• _Activity_: Only the lines that include "nbuckets" should be copied from the data below.

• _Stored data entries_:
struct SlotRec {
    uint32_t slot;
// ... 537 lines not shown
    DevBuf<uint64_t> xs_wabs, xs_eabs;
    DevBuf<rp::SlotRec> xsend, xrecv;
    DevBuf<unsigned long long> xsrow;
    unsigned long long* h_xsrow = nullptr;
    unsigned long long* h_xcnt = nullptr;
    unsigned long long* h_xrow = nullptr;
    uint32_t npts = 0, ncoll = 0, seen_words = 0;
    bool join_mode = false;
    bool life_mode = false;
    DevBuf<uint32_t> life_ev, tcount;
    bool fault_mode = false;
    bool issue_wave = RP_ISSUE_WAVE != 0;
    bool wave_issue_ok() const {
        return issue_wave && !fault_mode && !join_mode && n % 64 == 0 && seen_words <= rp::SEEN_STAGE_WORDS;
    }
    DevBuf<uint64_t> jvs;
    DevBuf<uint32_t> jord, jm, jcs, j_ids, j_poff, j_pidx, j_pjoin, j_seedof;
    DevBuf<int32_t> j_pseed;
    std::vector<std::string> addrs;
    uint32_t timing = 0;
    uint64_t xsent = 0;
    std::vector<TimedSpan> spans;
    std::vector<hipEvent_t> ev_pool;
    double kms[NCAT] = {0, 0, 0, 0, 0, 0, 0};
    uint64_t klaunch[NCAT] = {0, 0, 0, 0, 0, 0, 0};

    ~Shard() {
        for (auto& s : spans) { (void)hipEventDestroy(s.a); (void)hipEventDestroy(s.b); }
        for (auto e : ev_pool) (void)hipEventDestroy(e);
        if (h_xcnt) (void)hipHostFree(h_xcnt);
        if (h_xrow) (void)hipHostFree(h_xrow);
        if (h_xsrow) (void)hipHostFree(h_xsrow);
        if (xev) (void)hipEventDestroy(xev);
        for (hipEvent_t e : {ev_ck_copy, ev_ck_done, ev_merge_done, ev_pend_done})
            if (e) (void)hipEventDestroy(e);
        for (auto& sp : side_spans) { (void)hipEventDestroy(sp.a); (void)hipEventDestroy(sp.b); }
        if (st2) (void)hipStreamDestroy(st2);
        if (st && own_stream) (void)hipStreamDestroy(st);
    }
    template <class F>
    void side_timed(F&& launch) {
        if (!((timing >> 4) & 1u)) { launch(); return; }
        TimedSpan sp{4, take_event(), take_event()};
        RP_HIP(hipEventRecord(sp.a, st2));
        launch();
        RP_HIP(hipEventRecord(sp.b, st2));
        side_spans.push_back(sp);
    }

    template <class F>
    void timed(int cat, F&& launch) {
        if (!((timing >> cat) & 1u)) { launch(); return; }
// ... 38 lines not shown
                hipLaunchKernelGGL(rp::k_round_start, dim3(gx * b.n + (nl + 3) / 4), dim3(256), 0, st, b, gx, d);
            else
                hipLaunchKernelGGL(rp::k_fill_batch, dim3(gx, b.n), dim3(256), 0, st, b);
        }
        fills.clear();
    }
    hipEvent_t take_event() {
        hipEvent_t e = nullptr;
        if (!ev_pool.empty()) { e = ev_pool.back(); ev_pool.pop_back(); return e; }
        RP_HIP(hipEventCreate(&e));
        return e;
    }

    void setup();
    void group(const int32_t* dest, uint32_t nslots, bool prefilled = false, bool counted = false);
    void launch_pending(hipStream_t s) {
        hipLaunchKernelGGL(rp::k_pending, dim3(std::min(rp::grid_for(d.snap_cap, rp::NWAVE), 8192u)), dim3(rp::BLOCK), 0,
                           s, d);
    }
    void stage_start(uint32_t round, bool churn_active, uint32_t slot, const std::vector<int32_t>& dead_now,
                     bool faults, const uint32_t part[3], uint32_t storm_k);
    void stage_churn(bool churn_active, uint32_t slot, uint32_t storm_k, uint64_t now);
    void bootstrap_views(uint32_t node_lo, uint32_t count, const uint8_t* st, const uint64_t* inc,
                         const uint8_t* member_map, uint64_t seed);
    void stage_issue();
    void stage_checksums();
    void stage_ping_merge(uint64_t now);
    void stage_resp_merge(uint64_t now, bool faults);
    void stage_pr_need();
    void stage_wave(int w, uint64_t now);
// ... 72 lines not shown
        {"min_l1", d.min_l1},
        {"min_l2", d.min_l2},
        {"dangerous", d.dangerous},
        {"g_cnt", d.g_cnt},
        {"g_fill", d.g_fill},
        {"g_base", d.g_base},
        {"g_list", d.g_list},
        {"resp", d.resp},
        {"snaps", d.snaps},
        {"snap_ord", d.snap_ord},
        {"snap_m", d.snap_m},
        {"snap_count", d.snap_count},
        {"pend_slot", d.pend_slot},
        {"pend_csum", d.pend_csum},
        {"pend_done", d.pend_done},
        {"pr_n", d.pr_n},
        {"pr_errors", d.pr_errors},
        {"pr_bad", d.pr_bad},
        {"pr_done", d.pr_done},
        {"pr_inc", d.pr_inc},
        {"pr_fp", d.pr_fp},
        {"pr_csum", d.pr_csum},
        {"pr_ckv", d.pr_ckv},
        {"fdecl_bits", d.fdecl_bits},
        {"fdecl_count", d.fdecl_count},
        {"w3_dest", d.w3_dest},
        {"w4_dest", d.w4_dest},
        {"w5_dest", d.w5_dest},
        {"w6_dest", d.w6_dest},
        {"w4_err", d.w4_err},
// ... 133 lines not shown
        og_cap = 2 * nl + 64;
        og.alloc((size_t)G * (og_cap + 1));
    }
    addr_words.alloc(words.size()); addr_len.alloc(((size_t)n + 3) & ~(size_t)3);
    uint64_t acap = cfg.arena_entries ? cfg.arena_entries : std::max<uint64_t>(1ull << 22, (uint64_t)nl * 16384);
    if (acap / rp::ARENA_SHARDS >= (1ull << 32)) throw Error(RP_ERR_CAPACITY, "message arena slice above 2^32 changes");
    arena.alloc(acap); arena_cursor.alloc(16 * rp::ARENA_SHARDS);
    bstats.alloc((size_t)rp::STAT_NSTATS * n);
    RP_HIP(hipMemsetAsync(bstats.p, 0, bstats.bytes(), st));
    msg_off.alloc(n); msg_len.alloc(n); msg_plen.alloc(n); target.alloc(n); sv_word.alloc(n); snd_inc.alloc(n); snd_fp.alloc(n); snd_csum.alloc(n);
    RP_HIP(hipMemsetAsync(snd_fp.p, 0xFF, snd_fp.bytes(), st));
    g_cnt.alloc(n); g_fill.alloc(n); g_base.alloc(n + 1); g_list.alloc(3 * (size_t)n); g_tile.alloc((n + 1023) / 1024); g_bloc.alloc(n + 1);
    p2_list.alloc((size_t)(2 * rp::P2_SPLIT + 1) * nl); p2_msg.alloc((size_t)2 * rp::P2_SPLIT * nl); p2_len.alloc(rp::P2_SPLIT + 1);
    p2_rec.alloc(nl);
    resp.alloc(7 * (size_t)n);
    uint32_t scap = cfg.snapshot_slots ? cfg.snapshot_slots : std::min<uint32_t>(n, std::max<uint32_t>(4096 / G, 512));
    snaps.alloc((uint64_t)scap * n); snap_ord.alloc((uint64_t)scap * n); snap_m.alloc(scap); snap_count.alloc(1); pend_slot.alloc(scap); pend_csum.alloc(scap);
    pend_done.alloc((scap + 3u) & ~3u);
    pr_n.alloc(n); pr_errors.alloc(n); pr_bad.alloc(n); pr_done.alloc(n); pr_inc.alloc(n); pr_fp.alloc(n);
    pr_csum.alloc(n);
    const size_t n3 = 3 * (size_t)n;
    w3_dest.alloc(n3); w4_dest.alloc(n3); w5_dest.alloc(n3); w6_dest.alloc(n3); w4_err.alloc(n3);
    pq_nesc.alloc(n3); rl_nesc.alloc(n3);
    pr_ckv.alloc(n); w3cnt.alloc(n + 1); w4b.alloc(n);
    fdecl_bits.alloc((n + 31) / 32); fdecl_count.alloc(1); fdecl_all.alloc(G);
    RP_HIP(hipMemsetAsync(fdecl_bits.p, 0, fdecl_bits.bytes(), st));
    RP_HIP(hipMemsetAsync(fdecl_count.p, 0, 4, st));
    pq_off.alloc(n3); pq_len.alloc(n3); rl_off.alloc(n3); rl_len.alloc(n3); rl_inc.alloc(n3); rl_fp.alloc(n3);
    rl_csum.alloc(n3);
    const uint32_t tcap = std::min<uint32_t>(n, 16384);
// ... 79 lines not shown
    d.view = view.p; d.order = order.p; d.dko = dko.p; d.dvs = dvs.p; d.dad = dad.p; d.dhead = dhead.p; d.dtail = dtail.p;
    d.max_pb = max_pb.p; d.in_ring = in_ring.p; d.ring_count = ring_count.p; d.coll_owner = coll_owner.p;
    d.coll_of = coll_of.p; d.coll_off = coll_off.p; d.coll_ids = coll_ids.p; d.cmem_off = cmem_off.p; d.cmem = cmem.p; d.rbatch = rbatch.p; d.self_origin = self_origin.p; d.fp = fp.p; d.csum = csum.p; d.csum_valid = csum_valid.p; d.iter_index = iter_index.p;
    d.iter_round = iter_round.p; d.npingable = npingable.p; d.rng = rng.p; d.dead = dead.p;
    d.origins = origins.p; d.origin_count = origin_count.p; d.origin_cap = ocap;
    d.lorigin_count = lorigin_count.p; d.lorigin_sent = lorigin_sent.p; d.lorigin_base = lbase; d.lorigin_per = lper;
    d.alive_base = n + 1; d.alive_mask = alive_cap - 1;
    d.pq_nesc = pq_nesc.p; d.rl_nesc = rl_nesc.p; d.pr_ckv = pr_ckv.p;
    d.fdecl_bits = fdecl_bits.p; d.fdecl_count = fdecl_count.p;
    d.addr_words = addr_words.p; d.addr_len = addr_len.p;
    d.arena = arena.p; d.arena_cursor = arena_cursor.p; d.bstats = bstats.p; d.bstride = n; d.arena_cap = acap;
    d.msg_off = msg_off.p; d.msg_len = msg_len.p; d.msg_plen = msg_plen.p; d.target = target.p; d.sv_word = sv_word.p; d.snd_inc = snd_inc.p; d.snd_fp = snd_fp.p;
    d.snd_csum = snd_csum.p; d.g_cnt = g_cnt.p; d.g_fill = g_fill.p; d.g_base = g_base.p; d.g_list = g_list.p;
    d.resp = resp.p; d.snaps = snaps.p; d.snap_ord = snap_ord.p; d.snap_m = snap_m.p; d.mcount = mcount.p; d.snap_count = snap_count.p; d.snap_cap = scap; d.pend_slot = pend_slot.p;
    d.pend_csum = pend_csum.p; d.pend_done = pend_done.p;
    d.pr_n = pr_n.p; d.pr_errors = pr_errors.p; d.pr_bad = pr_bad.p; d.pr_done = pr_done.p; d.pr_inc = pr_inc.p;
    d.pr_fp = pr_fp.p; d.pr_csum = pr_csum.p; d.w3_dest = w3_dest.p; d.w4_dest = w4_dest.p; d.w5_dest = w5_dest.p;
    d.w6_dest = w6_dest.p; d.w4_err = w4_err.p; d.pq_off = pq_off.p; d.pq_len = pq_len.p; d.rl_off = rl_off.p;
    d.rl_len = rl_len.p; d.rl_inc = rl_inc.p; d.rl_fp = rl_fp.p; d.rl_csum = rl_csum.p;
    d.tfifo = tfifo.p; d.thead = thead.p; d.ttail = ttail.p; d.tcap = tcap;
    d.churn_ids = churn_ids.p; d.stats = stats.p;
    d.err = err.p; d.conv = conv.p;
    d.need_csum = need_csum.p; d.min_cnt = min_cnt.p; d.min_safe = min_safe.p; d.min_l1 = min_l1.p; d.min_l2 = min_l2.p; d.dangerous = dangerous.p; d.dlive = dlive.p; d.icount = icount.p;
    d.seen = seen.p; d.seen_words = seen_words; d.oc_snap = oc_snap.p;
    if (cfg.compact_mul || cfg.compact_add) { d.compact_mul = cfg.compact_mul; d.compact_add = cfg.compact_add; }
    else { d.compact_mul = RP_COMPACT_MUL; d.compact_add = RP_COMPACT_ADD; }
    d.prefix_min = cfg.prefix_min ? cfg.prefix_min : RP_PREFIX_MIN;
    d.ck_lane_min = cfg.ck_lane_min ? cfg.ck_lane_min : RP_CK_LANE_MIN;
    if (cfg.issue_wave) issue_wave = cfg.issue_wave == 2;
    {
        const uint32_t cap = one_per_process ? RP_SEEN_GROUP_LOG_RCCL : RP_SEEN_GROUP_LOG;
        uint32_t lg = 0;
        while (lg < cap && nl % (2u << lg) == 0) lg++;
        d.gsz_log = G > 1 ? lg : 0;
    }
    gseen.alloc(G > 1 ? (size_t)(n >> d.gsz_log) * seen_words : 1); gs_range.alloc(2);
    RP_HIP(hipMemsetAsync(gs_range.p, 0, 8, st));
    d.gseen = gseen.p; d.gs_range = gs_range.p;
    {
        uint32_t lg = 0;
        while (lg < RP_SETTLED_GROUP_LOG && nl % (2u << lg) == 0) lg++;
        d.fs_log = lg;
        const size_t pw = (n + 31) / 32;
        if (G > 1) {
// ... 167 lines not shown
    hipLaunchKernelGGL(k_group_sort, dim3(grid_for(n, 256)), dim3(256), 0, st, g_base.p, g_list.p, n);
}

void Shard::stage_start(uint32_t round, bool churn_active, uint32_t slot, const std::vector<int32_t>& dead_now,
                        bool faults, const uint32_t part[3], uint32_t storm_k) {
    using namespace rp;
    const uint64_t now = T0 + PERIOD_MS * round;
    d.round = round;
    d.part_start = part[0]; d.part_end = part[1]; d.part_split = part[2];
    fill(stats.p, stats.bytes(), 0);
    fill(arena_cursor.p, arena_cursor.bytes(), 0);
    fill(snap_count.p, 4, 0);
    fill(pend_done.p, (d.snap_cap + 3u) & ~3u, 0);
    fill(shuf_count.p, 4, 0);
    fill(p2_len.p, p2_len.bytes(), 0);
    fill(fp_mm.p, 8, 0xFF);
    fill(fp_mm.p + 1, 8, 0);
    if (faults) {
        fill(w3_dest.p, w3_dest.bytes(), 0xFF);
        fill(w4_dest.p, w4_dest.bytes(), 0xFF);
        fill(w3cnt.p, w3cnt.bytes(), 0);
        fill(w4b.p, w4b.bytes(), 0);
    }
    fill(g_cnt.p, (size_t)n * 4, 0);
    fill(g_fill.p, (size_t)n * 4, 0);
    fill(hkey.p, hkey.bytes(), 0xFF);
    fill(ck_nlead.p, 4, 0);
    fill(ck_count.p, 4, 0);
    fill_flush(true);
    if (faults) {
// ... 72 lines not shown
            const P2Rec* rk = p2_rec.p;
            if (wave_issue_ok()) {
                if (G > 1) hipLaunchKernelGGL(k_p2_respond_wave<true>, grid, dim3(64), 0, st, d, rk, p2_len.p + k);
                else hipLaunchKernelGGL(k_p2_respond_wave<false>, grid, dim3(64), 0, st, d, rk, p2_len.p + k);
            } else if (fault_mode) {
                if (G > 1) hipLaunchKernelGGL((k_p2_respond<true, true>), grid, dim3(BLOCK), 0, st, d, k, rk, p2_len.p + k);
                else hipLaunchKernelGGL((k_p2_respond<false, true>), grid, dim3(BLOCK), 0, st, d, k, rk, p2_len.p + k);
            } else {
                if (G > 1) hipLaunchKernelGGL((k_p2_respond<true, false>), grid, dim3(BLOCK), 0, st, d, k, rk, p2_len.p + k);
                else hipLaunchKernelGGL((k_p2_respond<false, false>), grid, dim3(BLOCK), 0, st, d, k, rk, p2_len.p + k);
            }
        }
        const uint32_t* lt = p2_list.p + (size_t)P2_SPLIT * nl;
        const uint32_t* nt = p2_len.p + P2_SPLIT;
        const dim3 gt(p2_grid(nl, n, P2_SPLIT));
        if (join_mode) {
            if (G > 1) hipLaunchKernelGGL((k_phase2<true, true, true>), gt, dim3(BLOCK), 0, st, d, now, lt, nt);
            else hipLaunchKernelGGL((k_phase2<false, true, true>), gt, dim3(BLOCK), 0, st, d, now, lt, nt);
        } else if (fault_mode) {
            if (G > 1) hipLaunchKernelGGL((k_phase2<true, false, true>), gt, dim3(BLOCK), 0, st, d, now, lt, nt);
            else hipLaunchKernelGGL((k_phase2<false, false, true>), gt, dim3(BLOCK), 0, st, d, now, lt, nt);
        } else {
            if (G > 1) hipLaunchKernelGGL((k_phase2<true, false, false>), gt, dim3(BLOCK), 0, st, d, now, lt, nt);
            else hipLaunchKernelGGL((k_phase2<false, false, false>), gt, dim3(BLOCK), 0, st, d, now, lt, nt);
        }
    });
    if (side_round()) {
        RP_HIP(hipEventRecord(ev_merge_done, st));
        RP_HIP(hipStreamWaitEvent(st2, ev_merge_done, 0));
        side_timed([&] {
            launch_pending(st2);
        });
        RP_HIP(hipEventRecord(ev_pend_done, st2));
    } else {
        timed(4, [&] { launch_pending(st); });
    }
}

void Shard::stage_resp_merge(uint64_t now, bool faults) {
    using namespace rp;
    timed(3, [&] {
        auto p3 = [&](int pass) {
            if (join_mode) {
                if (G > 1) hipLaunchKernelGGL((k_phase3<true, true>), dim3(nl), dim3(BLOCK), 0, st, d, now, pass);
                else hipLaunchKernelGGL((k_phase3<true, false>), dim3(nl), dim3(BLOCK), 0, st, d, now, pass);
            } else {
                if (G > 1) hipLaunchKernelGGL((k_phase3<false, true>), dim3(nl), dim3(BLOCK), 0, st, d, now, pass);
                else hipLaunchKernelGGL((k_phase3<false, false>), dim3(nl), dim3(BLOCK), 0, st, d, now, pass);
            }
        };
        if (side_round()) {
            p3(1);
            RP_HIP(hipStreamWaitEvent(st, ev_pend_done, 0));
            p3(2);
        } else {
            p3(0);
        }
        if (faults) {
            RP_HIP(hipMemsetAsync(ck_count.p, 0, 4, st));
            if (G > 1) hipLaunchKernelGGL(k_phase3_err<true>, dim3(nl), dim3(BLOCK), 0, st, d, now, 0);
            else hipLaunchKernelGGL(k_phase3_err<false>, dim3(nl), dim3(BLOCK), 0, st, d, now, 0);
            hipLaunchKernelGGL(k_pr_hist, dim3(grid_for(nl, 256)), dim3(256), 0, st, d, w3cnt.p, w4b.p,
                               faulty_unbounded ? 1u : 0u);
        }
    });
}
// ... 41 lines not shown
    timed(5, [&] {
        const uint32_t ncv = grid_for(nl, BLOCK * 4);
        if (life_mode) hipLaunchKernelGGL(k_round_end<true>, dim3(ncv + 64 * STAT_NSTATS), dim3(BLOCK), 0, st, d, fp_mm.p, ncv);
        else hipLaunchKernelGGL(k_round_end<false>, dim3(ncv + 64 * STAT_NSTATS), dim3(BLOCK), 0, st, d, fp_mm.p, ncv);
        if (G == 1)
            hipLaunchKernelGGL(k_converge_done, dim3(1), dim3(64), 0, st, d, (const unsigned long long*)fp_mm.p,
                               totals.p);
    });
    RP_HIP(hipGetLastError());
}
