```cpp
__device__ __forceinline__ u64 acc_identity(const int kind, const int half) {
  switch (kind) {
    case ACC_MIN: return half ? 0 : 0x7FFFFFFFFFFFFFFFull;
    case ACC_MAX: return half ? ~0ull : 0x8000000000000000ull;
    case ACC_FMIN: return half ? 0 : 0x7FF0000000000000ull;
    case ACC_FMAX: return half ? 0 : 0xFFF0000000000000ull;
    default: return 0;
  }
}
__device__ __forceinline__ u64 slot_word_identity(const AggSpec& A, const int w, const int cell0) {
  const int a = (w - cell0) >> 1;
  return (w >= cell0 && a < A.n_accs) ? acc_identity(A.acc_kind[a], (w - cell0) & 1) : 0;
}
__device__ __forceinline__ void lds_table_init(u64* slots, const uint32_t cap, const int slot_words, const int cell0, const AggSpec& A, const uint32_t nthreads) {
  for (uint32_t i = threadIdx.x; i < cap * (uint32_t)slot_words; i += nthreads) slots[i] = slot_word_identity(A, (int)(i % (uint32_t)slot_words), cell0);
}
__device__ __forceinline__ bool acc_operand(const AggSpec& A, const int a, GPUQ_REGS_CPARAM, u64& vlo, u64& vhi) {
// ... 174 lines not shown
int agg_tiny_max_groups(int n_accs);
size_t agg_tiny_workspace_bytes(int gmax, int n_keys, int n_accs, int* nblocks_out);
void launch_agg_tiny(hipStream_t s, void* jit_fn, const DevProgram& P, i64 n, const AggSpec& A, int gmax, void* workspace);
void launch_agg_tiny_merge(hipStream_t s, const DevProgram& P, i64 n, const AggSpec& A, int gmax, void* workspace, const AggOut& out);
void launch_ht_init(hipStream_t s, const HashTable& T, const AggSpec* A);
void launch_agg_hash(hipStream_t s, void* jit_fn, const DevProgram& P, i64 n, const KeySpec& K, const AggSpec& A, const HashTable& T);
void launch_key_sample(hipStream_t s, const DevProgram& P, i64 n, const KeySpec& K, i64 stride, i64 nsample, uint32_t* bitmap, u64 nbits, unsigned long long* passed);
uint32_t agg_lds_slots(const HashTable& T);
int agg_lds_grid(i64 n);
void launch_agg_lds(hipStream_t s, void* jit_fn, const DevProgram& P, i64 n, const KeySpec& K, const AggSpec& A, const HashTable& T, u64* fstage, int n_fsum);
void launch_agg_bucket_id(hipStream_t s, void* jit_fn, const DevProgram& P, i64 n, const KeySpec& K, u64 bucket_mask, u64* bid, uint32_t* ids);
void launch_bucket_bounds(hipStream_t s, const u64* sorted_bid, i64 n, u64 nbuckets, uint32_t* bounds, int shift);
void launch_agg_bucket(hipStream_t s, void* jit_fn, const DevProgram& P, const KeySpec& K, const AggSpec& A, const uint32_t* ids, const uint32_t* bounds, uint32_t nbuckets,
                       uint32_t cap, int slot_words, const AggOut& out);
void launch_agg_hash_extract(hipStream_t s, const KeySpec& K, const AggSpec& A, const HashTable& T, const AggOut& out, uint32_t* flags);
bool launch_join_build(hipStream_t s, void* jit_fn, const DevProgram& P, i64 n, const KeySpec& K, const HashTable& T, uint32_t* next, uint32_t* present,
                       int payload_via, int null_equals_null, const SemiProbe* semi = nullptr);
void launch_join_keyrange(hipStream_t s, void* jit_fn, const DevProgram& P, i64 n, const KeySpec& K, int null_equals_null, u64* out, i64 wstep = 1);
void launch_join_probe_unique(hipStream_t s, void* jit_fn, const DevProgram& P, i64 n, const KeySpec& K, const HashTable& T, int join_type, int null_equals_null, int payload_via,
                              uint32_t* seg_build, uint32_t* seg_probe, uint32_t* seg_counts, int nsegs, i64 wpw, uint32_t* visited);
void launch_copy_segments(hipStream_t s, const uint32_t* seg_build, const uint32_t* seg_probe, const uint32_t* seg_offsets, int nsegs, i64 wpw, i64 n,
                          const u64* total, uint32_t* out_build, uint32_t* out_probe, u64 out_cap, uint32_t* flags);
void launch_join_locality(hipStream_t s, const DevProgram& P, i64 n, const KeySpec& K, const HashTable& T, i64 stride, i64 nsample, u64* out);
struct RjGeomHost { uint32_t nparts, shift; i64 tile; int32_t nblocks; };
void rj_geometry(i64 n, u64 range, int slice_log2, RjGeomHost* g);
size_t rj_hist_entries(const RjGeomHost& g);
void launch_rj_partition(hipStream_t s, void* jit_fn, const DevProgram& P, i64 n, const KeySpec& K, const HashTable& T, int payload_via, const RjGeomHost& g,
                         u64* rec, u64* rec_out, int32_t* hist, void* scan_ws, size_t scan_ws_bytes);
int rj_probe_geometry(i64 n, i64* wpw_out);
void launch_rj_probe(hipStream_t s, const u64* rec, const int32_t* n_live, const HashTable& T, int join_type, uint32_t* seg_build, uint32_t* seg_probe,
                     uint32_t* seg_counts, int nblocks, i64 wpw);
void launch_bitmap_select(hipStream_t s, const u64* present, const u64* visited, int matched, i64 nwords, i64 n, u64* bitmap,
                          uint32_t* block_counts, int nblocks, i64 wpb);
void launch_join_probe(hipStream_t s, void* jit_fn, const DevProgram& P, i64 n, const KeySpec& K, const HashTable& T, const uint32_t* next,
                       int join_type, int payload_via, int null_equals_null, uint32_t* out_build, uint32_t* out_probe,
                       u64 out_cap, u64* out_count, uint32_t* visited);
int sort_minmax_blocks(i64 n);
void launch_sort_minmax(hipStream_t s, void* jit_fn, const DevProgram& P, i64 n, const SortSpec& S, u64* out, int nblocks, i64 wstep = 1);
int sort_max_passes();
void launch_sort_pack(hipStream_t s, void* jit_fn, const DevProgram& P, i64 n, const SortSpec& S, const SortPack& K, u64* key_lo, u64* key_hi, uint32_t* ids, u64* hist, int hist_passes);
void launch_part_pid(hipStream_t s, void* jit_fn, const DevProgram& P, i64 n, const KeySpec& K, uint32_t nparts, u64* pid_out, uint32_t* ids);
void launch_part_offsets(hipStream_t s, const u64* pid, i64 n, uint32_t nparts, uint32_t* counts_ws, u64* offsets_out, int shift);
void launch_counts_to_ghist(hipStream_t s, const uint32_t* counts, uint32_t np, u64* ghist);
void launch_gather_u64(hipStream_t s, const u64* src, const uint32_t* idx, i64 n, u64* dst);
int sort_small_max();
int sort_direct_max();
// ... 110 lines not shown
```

• _Your response_:
void launch_bucket_bounds(hipStream_t s, const u64* sorted_bid, i64 n, u64 nbuckets, uint32_t* bounds, int shift);
void launch_agg_bucket(hipStream_t s, void* jit_fn, const DevProgram& P, const KeySpec& K, const AggSpec& A, const uint32_t* ids, const uint32_t* bounds, uint32_t nbuckets,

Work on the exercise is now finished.